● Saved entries
constexpr int OPT_THREADS = 256;
enum { CLIP_NONE = 0, CLIP_NORM = 1, CLIP_GLOBAL = 2, CLIP_VALUE = 3 };

__global__ __launch_bounds__(OPT_THREADS) void sqnorm_chunk_kernel(const float* __restrict__ g,
                                                                   const long long* __restrict__ chunk_off,
                                                                   const int* __restrict__ chunk_len,
                                                                   double* __restrict__ partial) {
  const long long off = chunk_off[blockIdx.x];
  const int len = chunk_len[blockIdx.x];
  const float* gc = g + off;
  const int n4 = (off & 3) == 0 ? len >> 2 : 0;
  double s = 0.0;
  for (int i = threadIdx.x; i < n4; i += OPT_THREADS) {
    const f32x4 x = reinterpret_cast<const f32x4*>(gc)[i];
#pragma unroll
    for (int e = 0; e < 4; ++e) s += (double)x[e] * (double)x[e];
  }
  for (int i = (n4 << 2) + threadIdx.x; i < len; i += OPT_THREADS) s += (double)gc[i] * (double)gc[i];
  s = wave_reduce_sum(s);
  __shared__ double wave_sum[OPT_THREADS / 64];
  if ((threadIdx.x & 63) == 0) wave_sum[threadIdx.x >> 6] = s;
  __syncthreads();
  if (threadIdx.x == 0) {
    double t = wave_sum[0];
#pragma unroll
    for (int w = 1; w < OPT_THREADS / 64; ++w) t += wave_sum[w];
    partial[blockIdx.x] = t;
  }
}

__device__ __forceinline__ double ordered_sum(const double* __restrict__ x, int first, int last) {
  const int lane = threadIdx.x & 63;
  double s = 0.0;
  for (int base = first; base < last; base += 64) {
    const double mine = base + lane < last ? x[base + lane] : 0.0;
#pragma unroll
    for (int l = 0; l < 64; ++l) s += __shfl(mine, l, 64);
  }
  return s;
}

constexpr int SUM_THREADS = 1024;
__global__ __launch_bounds__(SUM_THREADS) void sqnorm_sum_kernel(const double* __restrict__ partial,
                                                                 const int* __restrict__ var_first, int n_vars,
                                                                 double* __restrict__ var_sq, double* __restrict__ total_sq) {
  const int wave = threadIdx.x >> 6, lane = threadIdx.x & 63;
  for (int v = wave; v < n_vars; v += SUM_THREADS / 64) {
    const double s = ordered_sum(partial, var_first[v], var_first[v + 1]);
    if (lane == 0) var_sq[v] = s;
  }
  __syncthreads();
  if (wave == 0) {
    const double t = ordered_sum(var_sq, 0, n_vars);
    if (lane == 0) *total_sq = t;
  }
}

__global__ void clip_factors_kernel(const double* __restrict__ var_sq, int n_vars, const double* __restrict__ total_a,
                                    const double* __restrict__ total_b, const float* __restrict__ hyper, int mode,
                                    float* __restrict__ factors, float* __restrict__ norm_out) {
  const double gs = fabs((double)hyper[4]);
  const double thr = (double)hyper[6];
  const double total = total_b != nullptr ? *total_a + *total_b : *total_a;
  const double gnorm = gs * sqrt(total);
  const int i = blockIdx.x * blockDim.x + threadIdx.x;
  if (i == 0 && norm_out != nullptr) *norm_out = (float)gnorm;
  if (mode == CLIP_GLOBAL) {
    if (i == 0) factors[0] = (float)(thr / fmax(gnorm, thr));
  } else if (i < n_vars) {
    factors[i] = (float)(thr / fmax(gs * sqrt(var_sq[i]), thr));
  }
}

● WORK INSTRUCTIONS
What do the lines above say from the one containing "const long long off" down to the one containing "void clip_factors_kernel(const double*"? Return them exactly, both end lines included, and only them.

● ANSWER TO THIS PROBLEM
  const long long off = chunk_off[blockIdx.x];
  const int len = chunk_len[blockIdx.x];
  const float* gc = g + off;
  const int n4 = (off & 3) == 0 ? len >> 2 : 0;
  double s = 0.0;
  for (int i = threadIdx.x; i < n4; i += OPT_THREADS) {
    const f32x4 x = reinterpret_cast<const f32x4*>(gc)[i];
#pragma unroll
    for (int e = 0; e < 4; ++e) s += (double)x[e] * (double)x[e];
  }
  for (int i = (n4 << 2) + threadIdx.x; i < len; i += OPT_THREADS) s += (double)gc[i] * (double)gc[i];
  s = wave_reduce_sum(s);
  __shared__ double wave_sum[OPT_THREADS / 64];
  if ((threadIdx.x & 63) == 0) wave_sum[threadIdx.x >> 6] = s;
  __syncthreads();
  if (threadIdx.x == 0) {
    double t = wave_sum[0];
#pragma unroll
    for (int w = 1; w < OPT_THREADS / 64; ++w) t += wave_sum[w];
    partial[blockIdx.x] = t;
  }
}

__device__ __forceinline__ double ordered_sum(const double* __restrict__ x, int first, int last) {
  const int lane = threadIdx.x & 63;
  double s = 0.0;
  for (int base = first; base < last; base += 64) {
    const double mine = base + lane < last ? x[base + lane] : 0.0;
#pragma unroll
    for (int l = 0; l < 64; ++l) s += __shfl(mine, l, 64);
  }
  return s;
}

constexpr int SUM_THREADS = 1024;
__global__ __launch_bounds__(SUM_THREADS) void sqnorm_sum_kernel(const double* __restrict__ partial,
                                                                 const int* __restrict__ var_first, int n_vars,
                                                                 double* __restrict__ var_sq, double* __restrict__ total_sq) {
  const int wave = threadIdx.x >> 6, lane = threadIdx.x & 63;
  for (int v = wave; v < n_vars; v += SUM_THREADS / 64) {
    const double s = ordered_sum(partial, var_first[v], var_first[v + 1]);
    if (lane == 0) var_sq[v] = s;
  }
  __syncthreads();
  if (wave == 0) {
    const double t = ordered_sum(var_sq, 0, n_vars);
    if (lane == 0) *total_sq = t;
  }
}

__global__ void clip_factors_kernel(const double* __restrict__ var_sq, int n_vars, const double* __restrict__ total_a,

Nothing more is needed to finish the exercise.